Standard OpenAI SSE streaming is supported — set `"stream": true`. Usage is
reported in a final chunk and billed automatically:

```bash
curl https://router.fabryka.ai/v1/chat/completions \
  -H "Authorization: Bearer $FABRYKA_KEY" -H "Content-Type: application/json" \
  -d '{"model":"qwen3.6-35b-a3b","stream":true,
       "messages":[{"role":"user","content":"Count to 5."}]}'
```

---

## 6. Reasoning mode (important for this model)
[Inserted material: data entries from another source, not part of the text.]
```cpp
int64_t mtbt_nms_workspace_bytes(int N, int A);
int mtbt_nms_batched(const float* boxes, const float* best_score, const int32_t* best_label, int N, int A,
                     float conf_th, float iou_th, float clamp_max, int top_k, int64_t* keep_idx,
                     int32_t* keep_anchor, float* out_boxes, float* out_scores, int64_t* out_labels,
                     int32_t* counts, int32_t* n_cand, void* workspace, int64_t workspace_bytes,
                     void* stream);

typedef struct mtbt_mask_args {
  const float* protos;
  const float* coeff;
  int64_t coeff_batch_stride, coeff_k_stride, coeff_c_stride;
  const int32_t* gather_idx;
  const int32_t* counts;
  float bias;
  int32_t N, K, nm, hp, wp, Hout, Wout;
  float* logits;
  uint8_t* masks;
} mtbt_mask_args;

int mtbt_mask_assemble(const mtbt_mask_args* a, void* stream);

typedef struct mtbt_frame {
  int32_t height, width;
  float step;
  float scale;
  int32_t pitch;
  int32_t reserved;
  int64_t offset;
} mtbt_frame;

typedef struct mtbt_frame_mask_args {
  const float* protos;
  const float* coeff;
  int64_t coeff_batch_stride, coeff_k_stride, coeff_c_stride;
  const int32_t* gather_idx;
  const int32_t* counts;
  const float* boxes;
  float* boxes_frame;
  uint8_t* out;
  int64_t out_bytes;
  int32_t N, K, nm, hp, wp;
  int32_t crop;
} mtbt_frame_mask_args;

int mtbt_masks_to_frames(const mtbt_frame_mask_args* a, const mtbt_frame* frames, int n_frames, void* stream);
int mtbt_sizeof_frame_args(int which);

#define MTBT_FUSE_MAX_SOURCES 8
#define MTBT_FUSE_MAX_CANDIDATES 4096
typedef struct mtbt_box_fuse_args {
  const float* boxes[MTBT_FUSE_MAX_SOURCES];
  const float* scores[MTBT_FUSE_MAX_SOURCES];
  const int64_t* labels[MTBT_FUSE_MAX_SOURCES];
  const int32_t* counts[MTBT_FUSE_MAX_SOURCES];
  const int32_t* anchors[MTBT_FUSE_MAX_SOURCES];
  int32_t orient[MTBT_FUSE_MAX_SOURCES];
  float weight[MTBT_FUSE_MAX_SOURCES];
  int32_t n_sources, N, K, top_k;
  float img_size, iou_thr, skip_thr;
  int32_t reserved;
  float* out_boxes;
  float* out_scores;
  int64_t* out_labels;
  int32_t* out_counts;
  int32_t* n_clusters;
  int32_t* n_members;
  int32_t* lead_source;
  int32_t* lead_slot;
  int32_t* lead_anchor;
  void* workspace;
  int64_t workspace_bytes;
} mtbt_box_fuse_args;

int64_t mtbt_fuse_workspace_bytes(int n_sources, int N, int K);
int mtbt_fuse_detections(const mtbt_box_fuse_args* a, void* stream);
int mtbt_sizeof_box_fuse_args(void);
int mtbt_fuse_detections_members(const mtbt_box_fuse_args* a, int32_t* member_slot, void* stream);

typedef struct mtbt_vote_mask_args {
  const float* protos[MTBT_FUSE_MAX_SOURCES];
  const float* mc[MTBT_FUSE_MAX_SOURCES];
  int64_t mc_batch_stride[MTBT_FUSE_MAX_SOURCES], mc_k_stride[MTBT_FUSE_MAX_SOURCES], mc_c_stride[MTBT_FUSE_MAX_SOURCES];
  const int32_t* anchors[MTBT_FUSE_MAX_SOURCES];
  const float* scores[MTBT_FUSE_MAX_SOURCES];
  float weight[MTBT_FUSE_MAX_SOURCES];
  int32_t orient[MTBT_FUSE_MAX_SOURCES];
  const int32_t* member_slot;
  const int32_t* counts;
  const float* boxes;
  float* boxes_frame;
  float* W;
  float* Ss;
  uint8_t* out;
  int64_t out_bytes;
  int32_t n_sources, N, K, top_k, nm, hp, wp, crop;
} mtbt_vote_mask_args;

int mtbt_vote_masks(const mtbt_vote_mask_args* a, const mtbt_frame* frames, int n_frames, void* stream);
int mtbt_sizeof_vote_mask_args(void);

#define MTBT_TILE_MAX_PER_IMAGE 64
#define MTBT_MERGE_IOU 0
#define MTBT_MERGE_IOS 1
typedef struct mtbt_tile {
  int32_t image;
  int32_t pox, poy;
  int32_t wx0, wy0, wx1, wy1;
  int32_t height, width;
  int32_t reserved;
  float step, scale;
  float fox, foy;
} mtbt_tile;

typedef struct mtbt_tile_merge_args {
  const float* boxes;
  const float* scores;
  const int64_t* labels;
  const int32_t* counts;
  const int32_t* anchors;
  const mtbt_tile* tiles;
  const mtbt_tile* tiles_dev;
  const int32_t* first;
  int32_t N, n_tiles, K, top_k;
  int32_t metric, class_agnostic;
  float thr, skip_thr;
  float* out_boxes;
  float* out_scores;
  int64_t* out_labels;
// ... 442 lines not shown
```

`qwen3.6-35b-a3b` is a **reasoning model**. By default it "thinks" first:

- The thinking trace comes back in **`message.reasoning_content`**, and the final
  answer in **`message.content`**.
- Give it enough room — use a generous `max_tokens` (e.g. 1024+) so it can finish
  thinking *and* answer. With a small budget, all tokens go to reasoning and
  `content` will be empty.

**Want fast, direct answers (no thinking)?** Disable it:
```json
{
  "model": "qwen3.6-35b-a3b",
  "messages": [{"role":"user","content":"Say hello in 5 words."}],
  "chat_template_kwargs": {"enable_thinking": false}
}
```

---

## 7. Limits & errors

| Code | Meaning |
|---|---|
| `401` | Missing/invalid API key |
| `402` | Credit exhausted (your $100 ran out) |
| `429` | Rate limit (max 30 requests/min per key) |
| `503` | Backend busy — another request is in flight (single GPU). Retry shortly. |

Endpoints: `POST /v1/chat/completions`, `GET /v1/models`, `GET /v1/credits`.